Bug ID | 1202541 |
---|---|
Summary | KVM/libvirt bug on download.o.o VM host? |
Classification | openSUSE |
Product | openSUSE Tumbleweed |
Version | Current |
Hardware | Other |
OS | All |
Status | NEW |
Severity | Normal |
Priority | P5 - None |
Component | KVM |
Assignee | kvm-bugs@suse.de |
Reporter | bwiedemann@suse.com |
QA Contact | qa-bugs@suse.de |
Found By | Development |
Blocker | --- |
Created attachment 860917 [details]
pontifex messages
Tonight we had some hours of outage of download.opensuse.org
While the last messages were about OOM, a closer look made me think
that some bug in our live-migration or KVM layer might be to blame.

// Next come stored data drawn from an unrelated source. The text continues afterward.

# bogus2000/anytime-3D-reconstruction

Measured on AMD Instinct MI355X. Metric: 32^3 voxel reconstructions/sec at batch=256; IoU delta vs reference, higher is better.
Workload: dtype bf16

## Files before the change

anytime-3d-reconstruction_amd/csrc/skip_direct.hip:

```cpp
#include "common.h"

namespace {

typedef __attribute__((ext_vector_type(4))) unsigned sd_u4;

constexpr int SD_ATILE = 256 * 128;
constexpr int SD_WST = 32768;
constexpr int SD_A0 = 4096;
constexpr int SD_W0 = SD_A0 + 2 * SD_ATILE;
constexpr int SD_ZERO = SD_W0 + 2 * SD_WST;
constexpr int SD_LDS = SD_ZERO + 4096;
constexpr int SD_XCH = 0;
constexpr int SD_OST = 65536;
constexpr int SD_OPITCH = 144;
constexpr int SD_TPITCH = 272;
constexpr int SD_TWAVE = 16 * SD_TPITCH;

struct SdArgs {
    const void *x;
    const void *w;
    const float *scale;
    const float *shift;
    void *y;
    int batch, cin, cout, act;
    unsigned x_bytes, w_bytes;
    int groups;
};

__global__ void sd_pack_conv_kernel(const float *__restrict__ w, __bf16 *__restrict__ out, int cin, int cout) {
    const int NC = cin / 64;
    const long total = (long)64 * cin * cout;
    for (long i = (long)blockIdx.x * blockDim.x + threadIdx.x; i < total; i += (long)gridDim.x * blockDim.x) {
        const int k = (int)(i & 63);
        long r = i >> 6;
        const int n = (int)(r % cout); r /= cout;
        const int c = (int)(r % NC);
        const int t = (int)(r / NC);
        out[i] = static_cast<__bf16>(w[((size_t)t * cin + c * 64 + k) * cout + n]);
    }
}

__device__ __forceinline__ void sd_pack_conv_tiled_body(const float *__restrict__ w, __bf16 *__restrict__ out, int cin, int cout, int kb, int nb) {
    __shared__ float tile[64][65];
    const int tid = threadIdx.x;
    const int n0 = nb * 64;
    const int c4 = tid & 15, r = tid >> 4;
#pragma unroll
    for (int j = 0; j < 4; ++j) {
        const int kl = r + 16 * j;
// ... 43 lines not shown
        const int n = (int)(r % cout); r /= cout;
        const int c = (int)(r % NC); r /= NC;
        const int a = (int)(r & 7), p = (int)(r >> 3);
        const int td = 1 - ((p >> 2) & 1) + 2 * ((a >> 2) & 1);
        const int th = 1 - ((p >> 1) & 1) + 2 * ((a >> 1) & 1);
        const int tw = 1 - (p & 1) + 2 * (a & 1);
        const int t = (td * 4 + th) * 4 + tw;
        const float *src = w + ((size_t)t * cout + n) * cin + c * 64 + k;
        const f32x4 v0 = *reinterpret_cast<const f32x4 *>(src), v1 = *reinterpret_cast<const f32x4 *>(src + 4);
        bf16x8 o;
#pragma unroll
        for (int u = 0; u < 4; ++u) { o[u] = static_cast<__bf16>(v0[u]); o[4 + u] = static_cast<__bf16>(v1[u]); }
        *reinterpret_cast<bf16x8 *>(out + i8 * 8) = o;
    }
}

__global__ void sd_pack_convT_kernel(const float *__restrict__ w, __bf16 *__restrict__ out, int cin, int cout) {
    sd_pack_convT_body(w, out, cin, cout, blockIdx.x, gridDim.x);
}

__global__ void sd_pack_convT_multi_kernel(const SdPackJobs t) {
    int j = 0;
    while (j + 1 < t.njobs && (int)blockIdx.x >= t.first[j + 1]) ++j;
    sd_pack_convT_body(t.w[j], t.out[j], t.cin[j], t.cout[j], (int)blockIdx.x - t.first[j], t.first[j + 1] - t.first[j]);
}

#define SD_RD(DST, ADDR, OFF) asm volatile("ds_read_b128 %0, %1 offset:%2" : "=v"(DST) : "v"(ADDR), "n"(OFF) : "memory")
#define SD_WAIT8(N, F, G)                                                                                                   \
    asm volatile("s_waitcnt lgkmcnt(%8)"                                                                                    \
                 : "+v"(F[0]), "+v"(F[1]), "+v"(F[2]), "+v"(F[3]), "+v"(G[0]), "+v"(G[1]), "+v"(G[2]), "+v"(G[3])          \
                 : "n"(N)                                                                                                   \
                 : "memory")
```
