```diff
@@ -394,18 +401,24 @@
   }
   for (size_t r = 0; r < L.icm.size(); ++r) add(3, (int)r, 0, p_unit[L.icm[r]], 256 * G * 4 + (small && L.ps_icm_full ? 65536 : 0), 1.1f, 0.f, bh_l + p_l);
   for (size_t r = 0; r < L.isse.size(); ++r) add(4, (int)r, 0, p_unit[L.isse[r]], small ? 512 * G * 4 + 8192 : 256 * G * 4 + 64 * G * 4, 1.5f, 0.f, bh_l + 2.f * p_l);
+  L.ps_mix_ql = L.mix_ql;
+  L.ps_mix_wpl.assign(L.mix.size(), 4);
+  if (L.mode == 0 && !L.mix_bits)
+    for (size_t r = 0; r < L.mix.size(); ++r)
+      if (!L.mix_packed[r]) mix_lane_group(comp[L.mix[r]].a3, comp[L.mix[r]].stride, L.ps_mix_ql[r], L.ps_mix_wpl[r]);
   L.ps_mix_nh = 1;
-  if (halves && !L.mix_bits && !L.mix.empty()) {
+  if (nh > 1 && !L.mix_bits && !L.mix.empty()) {
     bool ok = true;
     for (size_t r = 0; r < L.mix.size(); ++r) {
       const CompDesc& c = comp[L.mix[r]];
-      ok = ok && c.a5 == 255u && c.mask0 >= 255u && L.mix_ql[r] * 2 <= 64;
-    }
-    if (ok) L.ps_mix_nh = 2;
+      ok = ok && c.a5 == 255u && c.mask0 >= 255u && L.ps_mix_ql[r] * nh <= 64 && (nh == 2 || !L.mix_packed[r]);
+    }
+    if (ok) L.ps_mix_nh = nh;
   }
   L.mix_lds_rows.assign(L.mix.size(), 0);
   for (size_t r = 0; r < L.mix.size(); ++r) {
-    const int nw = L.mix_bits ? L.mix_waves_of(L.mix_ql[r]) : std::max(1, G * L.mix_ql[r] * L.ps_mix_nh / 64);
+    const int QL = L.ps_mix_ql[r];
+    const int nw = L.mix_bits ? L.mix_waves_of(L.mix_ql[r]) : std::max(1, G * QL * L.ps_mix_nh / 64);
     int lds = 0;
     const CompDesc& c = comp[L.mix[r]];
     if (!L.mix_bits && L.mix_packed[r] && c.mask0 + 1u <= 256u && lds_rows_wish > 0) {
@@ -414,11 +427,12 @@
       L.mix_lds_rows[r] = rows;
       lds = 3 * rows * nq * bpw * 4;
     }
-    const float groups_per_wave = 64.f / (float)L.mix_ql[r];
+    const float groups_per_wave = 64.f / (float)(L.mix_bits ? L.mix_ql[r] : QL);
     float lines = groups_per_wave * (L.mix_bits ? 1.f : 8.f / (float)L.ps_mix_nh) * line_weight(4ull * c.stride * (c.mask0 + 1ull));
     if (L.mix_lds_rows[r]) lines *= 1.f / 8.f;
+    const float cost = L.mix_bits ? 0.55f : (L.ps_mix_nh == 4 ? 1.0f : (L.ps_mix_nh == 2 ? 1.7f : (lds ? 1.6f : 2.6f)));
     for (int sub = 0; sub < nw; ++sub)
-      add(5, (int)r, sub, p_unit[L.mix[r]], lds, L.mix_bits ? 0.55f : (L.ps_mix_nh == 2 ? 1.7f : (lds ? 1.6f : 2.6f)), lines, (float)c.a3 + ctx_l);
+      add(5, (int)r, sub, p_unit[L.mix[r]], lds, cost, lines, (float)c.a3 + ctx_l);
   }
   std::vector<std::vector<int>> producers(nunit);
   auto reads = [&](int u, int v) { if (u != v && std::find(producers[u].begin(), producers[u].end(), v) == producers[u].end()) producers[u].push_back(v); };
@@ -700,19 +714,23 @@
   }
   static const int rows_forced = [] { const char* v = getenv("ZPAQ_AMD_MIX_LDS_ROWS"); return v ? atoi(v) : -1; }();
   static const bool halves_wanted = [] { const char* v = getenv("ZPAQ_AMD_MIX_HALVES"); return !(v && v[0] == '0'); }();
-  plan_persistent(plan, L, 0, false);
-  bool halves = false;
+  static const int nh_max_ab = [] { const char* v = getenv("ZPAQ_AMD_MIX_NH_MAX"); return v ? atoi(v) : 4; }();
+  plan_persistent(plan, L, 0, 1);
+  int nh = 1;
   if (L.persist_ok && halves_wanted) {
-    PipeLayout T = L;
-    plan_persistent(plan, T, 0, true);
-    if (T.persist_ok && T.ps_mix_nh == 2 && T.ps_wpg <= L.ps_wpg) { L = T; halves = true; }
+    for (int want : {4, 2}) {
+      if (want > nh_max_ab || (want == 4 && L.mode != 0)) continue;
+      PipeLayout T = L;
+      plan_persistent(plan, T, 0, want);
+      if (T.persist_ok && T.ps_mix_nh == want && T.ps_wpg <= L.ps_wpg) { L = T; nh = want; break; }
+    }
   }
   if (L.persist_ok) {
     const int wpg0 = L.ps_wpg;
     for (int wish : {128, 64, 32}) {
       if (rows_forced >= 0 && wish != rows_forced) continue;
       PipeLayout T = L;
-      plan_persistent(plan, T, wish, halves);
+      plan_persistent(plan, T, wish, nh);
       bool any = false;
       for (int v : T.mix_lds_rows) any = any || v != 0;
       if (!any) break;
@@ -822,6 +840,8 @@
     arr("PS_DEP_LAG", dl.data(), (int)dl.size());
     arr("PS_DEP_MULT", dm.data(), (int)dm.size());
     arr("MIX_LDS_ROWS", L.mix_lds_rows.data(), (int)L.mix_lds_rows.size());
+    arr("PS_MIX_QL", L.ps_mix_ql.data(), (int)L.ps_mix_ql.size());
+    arr("PS_MIX_WPL", L.ps_mix_wpl.data(), (int)L.ps_mix_wpl.size());
     o << "};\n";
   }
   o << "}  // namespace zpq_gen\n";
diff --git a/zpaq_amd/csrc/host/codegen.hpp b/zpaq_amd/csrc/host/codegen.hpp
--- a/zpaq_amd/csrc/host/codegen.hpp
+++ b/zpaq_amd/csrc/host/codegen.hpp
@@ -71,6 +71,7 @@
   bool ps_row_halves = false;
   bool ps_small = false;
   int ps_mix_nh = 1;
+  std::vector<int> ps_mix_ql, ps_mix_wpl;
   std::vector<Slot> ps_slots;
   std::vector<std::vector<Dep>> ps_deps;
   int light_threads() const { return 64; }
```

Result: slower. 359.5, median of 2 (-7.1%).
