class _CSConv(torch.autograd.Function):

    @staticmethod
    def forward(ctx, src0, src1, w_eq, w_pol, w_np, b_eq, b_pol, b_np, ksize, halo, up0, flip, act, alpha, vmax,
                c0_valid=0, premask0=None, premask1=None, dy_premasked=False, defer_ring0=False, want_pool=False,
                out_padded=False, small=False):
        require_device(src0, 'cs_conv')
        src0 = _c(src0)
        B = src0.shape[0]
        if src0.dim() != 5 or src0.shape[1] != 6 or src0.shape[2] != src0.shape[3]:
            raise ValueError('cs_conv: expected (B, 6, N, N, C), got %s' % (tuple(src0.shape),))
        N = src0.shape[2] * (2 if up0 else 1)
        C0 = src0.shape[4]
        C1 = 0
        if src1 is not None:
            require_device(src1, 'cs_conv')
            src1 = _c(src1)
            if tuple(src1.shape[:4]) != (B, 6, N, N):
                raise ValueError('cs_conv: src1 shape %s does not match (B,6,%d,%d,*)' % (tuple(src1.shape), N, N))
            C1 = src1.shape[4]
            if src1.dtype != src0.dtype:
                raise TypeError('cs_conv: src0 is %s but src1 is %s' % (src0.dtype, src1.dtype))
        for prm in (w_eq, w_pol, w_np, b_eq, b_pol, b_np):
            _f32_param(prm, 'cs_conv')
        kh, kw, cin, Cout = w_eq.shape
        if kh != ksize or kw != ksize or cin != (c0_valid or C0) + C1:
            raise ValueError('cs_conv: kernel shape %s does not match ksize=%d, C_in=%d' % (tuple(w_eq.shape), ksize,
                                                                                          (c0_valid or C0) + C1))
        w_eq, w_pol = _c(w_eq), _c(w_pol)
        w_np = _c(w_np) if w_np is not None else None
        d = _make_desc(B, N, C0, C1, Cout, ksize, halo, up0, flip, act, alpha, vmax, nat.dtype_tag(src0), c0_valid)
        No = N if halo else N - ksize + 1
        if out_padded:
            if torch.is_grad_enabled() and any(t is not None and t.requires_grad for t in (src0, src1, w_eq)):
                raise RuntimeError('cs_conv: out_padded is an inference-only layout')
            d.flags |= nat.CONV_OUT_PADDED
        y = torch.empty((B, 6, No, No, (Cout + 7) // 8 * 8 if out_padded else Cout), dtype=src0.dtype, device=src0.device)
        table = inv = None
        if halo:
            table, inv = nat.halo_tables(N, (ksize - 1) // 2, src0.device)
        nbytes = lib().dlwpcs_conv_workspace_bytes(ctypes.byref(d))
        ws = _workspace(nbytes, src0.device)
        packed = PREPACKED.get(id(w_eq))
        if packed is not None and packed[0] != d.dtype:
            packed = None
        yp = None
        if want_pool and halo and No % 2 == 0:
            yp = torch.empty((B, 6, No // 2, No // 2, Cout), dtype=src0.dtype, device=src0.device)
        wargs = ((ptr(packed[1]), 0, 0, ptr(packed[2]) if b_eq is not None else 0, 0, 0) if packed is not None else
                 (ptr(w_eq), ptr(w_pol), ptr(w_np), ptr(b_eq), ptr(b_pol), ptr(b_np)))
        if packed is not None:
            d.flags |= nat.CONV_PREPACKED
        small = bool(small) and _small_conv_ok(d)
        if yp is not None:
            check(lib().dlwpcs_conv_fwd_pool(ctypes.byref(d), ptr(src0), ptr(src1), *wargs, ptr(y), ptr(yp), ptr(table), ptr(ws),
                                             ws.numel(), stream_ptr()), 'dlwpcs_conv_fwd_pool')
            _POOLED[y.data_ptr()] = yp
        else:
            rc = nat.E_UNSUPPORTED
            if small:
                rc = lib().dlwpcs_conv_small_fwd(ctypes.byref(d), ptr(src0), ptr(src1), *wargs, ptr(y), ptr(table), ptr(ws),
                                                 ws.numel(), stream_ptr())
            if rc == nat.E_UNSUPPORTED:
                rc = lib().dlwpcs_conv_fwd(ctypes.byref(d), ptr(src0), ptr(src1), *wargs, ptr(y), ptr(table), ptr(ws),
                                           ws.numel(), stream_ptr())
            check(rc, 'dlwpcs_conv_fwd')
        ctx.small = small
        if premask0 is not None and premask1 is not None and tuple(premask0) != tuple(premask1):
            raise ValueError('cs_conv: both sources must share the activation parameters of their masks')
        ctx.premask = (premask0, premask1)
        ctx.dy_premasked = bool(dy_premasked) and act != nat.ACT_NONE
        ctx.defer_ring0 = bool(defer_ring0)
        ctx.packed = packed
        ctx.desc = d
        ctx.tables = (table, inv)
        ctx.has = (src1 is not None, w_np is not None, b_eq is not None, b_np is not None)
        ctx.params = (w_eq, w_pol, w_np, b_eq, b_pol, b_np)
        ctx.save_for_backward(src0, src1, w_eq, w_pol, w_np, y if act != nat.ACT_NONE else None)
        return y

    @staticmethod
    def backward(ctx, dy):
        src0, src1, w_eq, w_pol, w_np, y = ctx.saved_tensors
        d = ctx.desc
        table, inv = ctx.tables
        has_src1, has_np, has_bias, has_bnp = ctx.has
        dy = _c(dy)
        dev = dy.device
        nbytes = lib().dlwpcs_conv_workspace_bytes(ctypes.byref(d))
        need = ctx.needs_input_grad
        dsrc0 = torch.empty_like(src0) if need[0] else None
        dsrc1 = torch.empty_like(src1) if (has_src1 and need[1]) else None
        want_w = any(need[2:8])
        direct = DIRECT_PARAM_GRADS and (need[2] or need[3]) and all(
            p is None or (p.is_leaf and p.grad is not None and p.grad.is_contiguous()) for p in ctx.params)
        pm0, pm1 = ctx.premask
        if dsrc0 is None:
            pm0 = None
        if dsrc1 is None:
            pm1 = None
        masked_io = ctx.dy_premasked or pm0 is not None or pm1 is not None
        if masked_io:
            if ctx.dy_premasked or d.act == nat.ACT_NONE:
                dz = dy
            else:
                dz = torch.empty_like(dy)
                check(lib().dlwpcs_act_bwd(ptr(dy), ptr(y), ptr(dz), dy.numel(), nat.ACT_LEAKY_CLIP, d.alpha, d.vmax,
                                           nat.dtype_tag(dy), stream_ptr()), 'dlwpcs_act_bwd')
            dn = ConvDesc.from_buffer_copy(d)
            dn.act = nat.ACT_NONE
            dn.flags = (d.flags & nat.CONV_PREPACKED) | _gather_flag(d, dev)
            batching = (direct and WGRAD_BATCH and d.B > 0 and not WGRAD_SIDE_STREAM and wgrad_batch_supported(dn))
            defer = direct and DEFER_WGRAD_REDUCE and not WGRAD_SIDE_STREAM and d.B > 0 and not batching
            ws = _workspace(nbytes, dev, 'defer%d' % len(_deferred)) if defer else _workspace(nbytes, dev)
            ring = None
            if ctx.defer_ring0 and dsrc0 is not None and pm0 is None and halo_ring_info(dn) is not None:
                ring = halo_ring_info(dn)
                dn.flags |= nat.CONV_DEFER_RING0
                if not defer:
                    ws = _workspace(nbytes, dev, 'ring%d' % len(_pending_ring))
            if dsrc0 is not None or dsrc1 is not None:
                wq = ctx.packed[3] if ctx.packed is not None else w_eq
                pm = pm0 if pm0 is not None else pm1
                ma, mv = (float(pm[0]), float(pm[1])) if pm is not None else (0.0, 0.0)
                bargs = (ctypes.byref(dn), ptr(dz), ptr(wq), ptr(w_pol), ptr(w_np), ptr(dsrc0), ptr(dsrc1),
                         ptr(src0 if pm0 is not None else None), ptr(src1 if pm1 is not None else None), ma, mv, ptr(inv), ptr(ws),
                         ws.numel(), stream_ptr())
                rc = nat.E_UNSUPPORTED
                if ctx.small and dsrc0 is not None and dsrc1 is None:
                    rc = lib().dlwpcs_conv_small_bwd_data(*bargs)
                if rc == nat.E_UNSUPPORTED:
                    rc = lib().dlwpcs_conv_bwd_data_masked(*bargs)
                check(rc, 'dlwpcs_conv_bwd_data_masked')
                if ring is not None:
                    _pending_ring[dsrc0.data_ptr()] = (ws, ring[0], ring[1], nat.halo_tables(d.N, 1, dev)[1])
                    dn.flags &= ~nat.CONV_DEFER_RING0
            dw_eq, dw_pol, dw_np, db_eq, db_pol, db_np = _weight_gradients(
                dn, src0, src1, dz, None, ctx.params, table, ws, nbytes, direct, defer, need[2:8], has_np, has_bias, has_bnp)
            return (dsrc0, dsrc1, dw_eq, dw_pol, dw_np, db_eq, db_pol, db_np) + (None,) * 15
        no_dgrad = dsrc0 is None and dsrc1 is None
        mask_on_load = d.ksize == 3 and (no_dgrad or d.dtype == nat.F32)
        batching = (direct and WGRAD_BATCH and d.B > 0 and not WGRAD_SIDE_STREAM and wgrad_batch_supported(d)
                    and (d.act == nat.ACT_NONE or mask_on_load))
        defer = direct and DEFER_WGRAD_REDUCE and not WGRAD_SIDE_STREAM and d.B > 0 and not batching
        ws = _workspace(nbytes, dev, 'defer%d' % len(_deferred)) if defer else _workspace(nbytes, dev)
        reuse_dz = ((dsrc0 is not None or dsrc1 is not None) and want_w and d.act != nat.ACT_NONE
                    and not WGRAD_SIDE_STREAM and not batching)
        if reuse_dz:
            d.flags |= nat.CONV_REUSE_DZ

        def run_bwd_data():
            if dsrc0 is not None or dsrc1 is not None:
                wq = ctx.packed[3] if ctx.packed is not None else w_eq
                d.flags |= _gather_flag(d, dev)
                check(lib().dlwpcs_conv_bwd_data(ctypes.byref(d), ptr(dy), ptr(y), ptr(wq), ptr(w_pol), ptr(w_np),
                                                 ptr(dsrc0), ptr(dsrc1), ptr(inv), ptr(ws), ws.numel(), stream_ptr()),
                      'dlwpcs_conv_bwd_data')
                d.flags &= ~nat.CONV_DGRAD_GATHER
        if not reuse_dz:
            run_bwd_data()
        dw_eq, dw_pol, dw_np, db_eq, db_pol, db_np = _weight_gradients(
            d, src0, src1, dy, y, ctx.params, table, ws, nbytes, direct, defer, need[2:8], has_np, has_bias, has_bnp,
            batch_mask_ok=mask_on_load)
        if reuse_dz:
            run_bwd_data()
        return (dsrc0, dsrc1, dw_eq, dw_pol, dw_np, db_eq, db_pol, db_np) + (None,) * 15


def _small_conv_ok(d):
    return (d.dtype == nat.BF16 and d.ksize == 3 and d.halo and d.C1 == 0 and not d.up0 and d.c0_valid == 0
            and d.N * d.N <= 320 and d.C0 % 32 == 0 and d.Cout % 32 == 0 and d.B > 0)


_ring_info_cache = {}



def _gather_flag(d, dev):
    if option('dgrad_gather') and d.halo and d.ksize == 3 and d.dtype == nat.BF16 and nat.dgrad_gather_ready(d.N, 1, dev):
        return nat.CONV_DGRAD_GATHER
    return 0


def halo_ring_info(d):
    key = (d.B, d.N, d.C0, d.C1, d.Cout, d.ksize, d.halo, d.up0, d.dtype, d.c0_valid, d.flags & nat.CONV_DGRAD_GATHER)
    if key not in _ring_info_cache:
        off, ch = ctypes.c_size_t(), ctypes.c_int()
        ok = lib().dlwpcs_conv_ring_info(ctypes.byref(d), ctypes.byref(off), ctypes.byref(ch))
        _ring_info_cache[key] = (off.value, ch.value) if ok else None
    return _ring_info_cache[key]


def conv_packed_buffers(ksize, cin, cout, dtype_tag, device, bias=True):
    d = _make_desc(1, max(ksize, 2), cin, 0, cout, ksize, False, False, True, nat.ACT_NONE, 0.0, 0.0, dtype_tag)
    out = []
    for which in (nat.PACK_FWD, nat.PACK_BIAS, nat.PACK_BWD):
        n = lib().dlwpcs_conv_packed_bytes(ctypes.byref(d), which)
        if n == 0:
            check(-1, 'dlwpcs_conv_packed_bytes')
        out.append(torch.empty(n, dtype=torch.uint8, device=device))
    if not bias:
        out[1] = None
    return tuple(out)
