static int enqueue_flow_residual(int level, const KParams& kp, bool viscApprox = false, bool lowSpeed = true, bool stage0 = true,
                                 bool needGradHbm = false)
{
    const bool wallStress = stage0 && !viscApprox && kp.viscous && level == g_opts.groundLevel && fabs(kp.rFil) >= 1.e-10 &&
                            has_wall_subfaces(level);
    const FlowPlan P = plan_flow(flow_facts(level, kp, viscApprox, needGradHbm));
    if (enqueue_flow_fluxes(level, kp, P, needGradHbm)) return 1;
    if (wallStress)
        if (wall_stress_enqueue(level, kp, P.wallGradOnChip)) return 1;
    if (lowSpeed && level == 1 && source_terms_enqueue(1)) return 1;
    if (lowSpeed && g_opts.lowSpeedPreconditioner) {
        LevelTab t;
        if (level_tab(level, &t)) return 1;
        launch_low_speed_precond_level(t.tab, t.n, t.nx, t.ny, t.nz, kp, g_stream);
    }
    return 0;
}

static int enqueue_flow_fluxes(int level, const KParams& kp, const FlowPlan& P, bool needGrad)
{
    if (kp.spaceDiscr != ADFLOW_DISS_SCALAR && kp.spaceDiscr != ADFLOW_DISS_MATRIX && kp.spaceDiscr != ADFLOW_UPWIND)
        return fail("spaceDiscr=%d not supported (1 scalar, 2 matrix, 9 upwind)", kp.spaceDiscr);
    int nStale = 0, nBlk = 0;
    int rc = for_level(level, [&](Block* b) {
        if (!b->geom_uploaded) return fail("geometry of a level-%d block has not been uploaded", level);
        ++nBlk;
        if (P.needSensor && !b->ss_valid) ++nStale;
        return 0;
    });
    if (rc) return rc;
    if (nStale > 0) {
        if (nStale == nBlk) {
            LevelTab ts;
            if (level_tab(level, &ts)) return 1;
            launch_entropy_level(ts.tab, ts.n, ts.nx, ts.ny, ts.nz, g_stream);
        }
        for_level(level, [&](Block* b) {
            if (nStale != nBlk && !b->ss_valid) launch_entropy(b->v, g_stream);
            b->ss_valid = true;
            return 0;
        });
    }
    LevelTab t;
    if (level_tab(level, &t)) return 1;
    if ((P.needGfTiles && ensure_gf_tiles(level)) || (P.needTiles && ensure_tiles(level))) return 1;
    KParams kv = kp;
    kv.viscFirst = P.viscFirst ? 1 : 0;
    auto inviscid = [&]() -> int {
        switch (P.inviscid) {
        case InviscidK::EulerMarch: launch_euler_march(g_tab[level], g_tiles[level].first, g_tiles[level].second, kv, g_stream); return 0;
        case InviscidK::RoeMarch: return launch_roe_march(g_tab[level], g_tiles[level].first, g_tiles[level].second, kv, g_stream);
        case InviscidK::FaceMarch: return launch_inviscid_march(g_tab[level], g_tiles[level].first, g_tiles[level].second, kv, g_stream);
        case InviscidK::PcMarch: launch_pc_march(g_tab[level], g_tiles[level].first, g_tiles[level].second, kv, g_march_kch, g_stream); return 0;
        case InviscidK::LevelGather: launch_inviscid_level(t.tab, t.n, t.nx, t.ny, t.nz, kv, g_stream); return 0;
        case InviscidK::None: break;
        }
        return 0;
    };
    auto viscous = [&]() -> int {
        switch (P.viscous) {
        case ViscousK::GfMarch: launch_visc_gf(g_tab[level], g_gf_tiles[level].first, g_gf_tiles[level].second, kv, needGrad, g_stream); return 0;
        case ViscousK::ThinLayerMarch: launch_visc_march_approx(g_tab[level], g_tiles[level].first, g_tiles[level].second, kv, g_stream); return 0;
// ... 1472 lines not shown
{
    if (turbBC && apply_turb_bc_enqueue(level, secondHalo)) return 1;
    return apply_bc_enqueue(level, secondHalo);
}

static int apply_bc_enqueue(int level, int secondHalo)
{
    BcPlan* pl;
    if (bc_plan(level, &pl)) return 1;
    if (pl->nent == 0) return 0;
    KParams kp = make_kparams(level, 1.0, 0);
    if (pl->anyEulerWall && g_opts.eulerWallBCTreatment == ADFLOW_WALLBC_QUADRATIC)
        return fail("eulerWallBCTreatment=%d: bcEulerWall has no quadratic extrapolation (1 constant, 2 linear, 4 normal momentum)",
                    g_opts.eulerWallBCTreatment);
    if (pl->anyEulerWall && g_opts.eulerWallBCTreatment == ADFLOW_WALLBC_NORMAL_MOMENTUM && kp.fineGrid) {
        if (!level_at_rest(level))
            return fail("eulerWallBCTreatment = normal momentum on moving blocks needs the cell-centre grid velocity (not mirrored)");
    }
    LevelTab t;
    if (level_tab(level, &t)) return 1;
    launch_apply_all_bc(t.tab, pl->d_ent, pl->d_order, pl->flow, kp, secondHalo, g_opts.eulerWallBCTreatment,
                        g_opts.viscWallBCTreatment, g_opts.outflowTreatment, g_opts.hScalingInlet, g_stream);
    return for_level(level, [&](Block* b) {
        if (!b->bc.empty()) b->ss_valid = false;
        return 0;
    });
}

download.o.o runs as a VM "pontifex2" on a KVM cluster with a shared FC
block-storage.
For Thursday maintenance we have scripts to live-migrate all VMs to an empty
host before we upgrade+reboot the host.
Yesterday, atreju6 was rebooted at 09:21 UTC
Then it took some minutes for the next host to be evacuated...
/var/log/libvirt/qemu/pontifex2.log shows
2022-08-18 09:38:40.092+0000: starting up libvirt version: 5.1.0, qemu version:
3.1.1SUSE Linux Enterprise 12, kernel: 4.12.14-122.130-default
2022-08-18 09:38:40.092+0000: Domain id=27 is tainted: host-cpu
The pontifex2 log has
2022-08-18T09:40:59 general protection fault, probably for non-canonical
address 0x17ffffc0000010: 0000 [#1] PREEMPT SMP NOPTI
and from there it kept throwing 292 backtraces until it paniced tonight.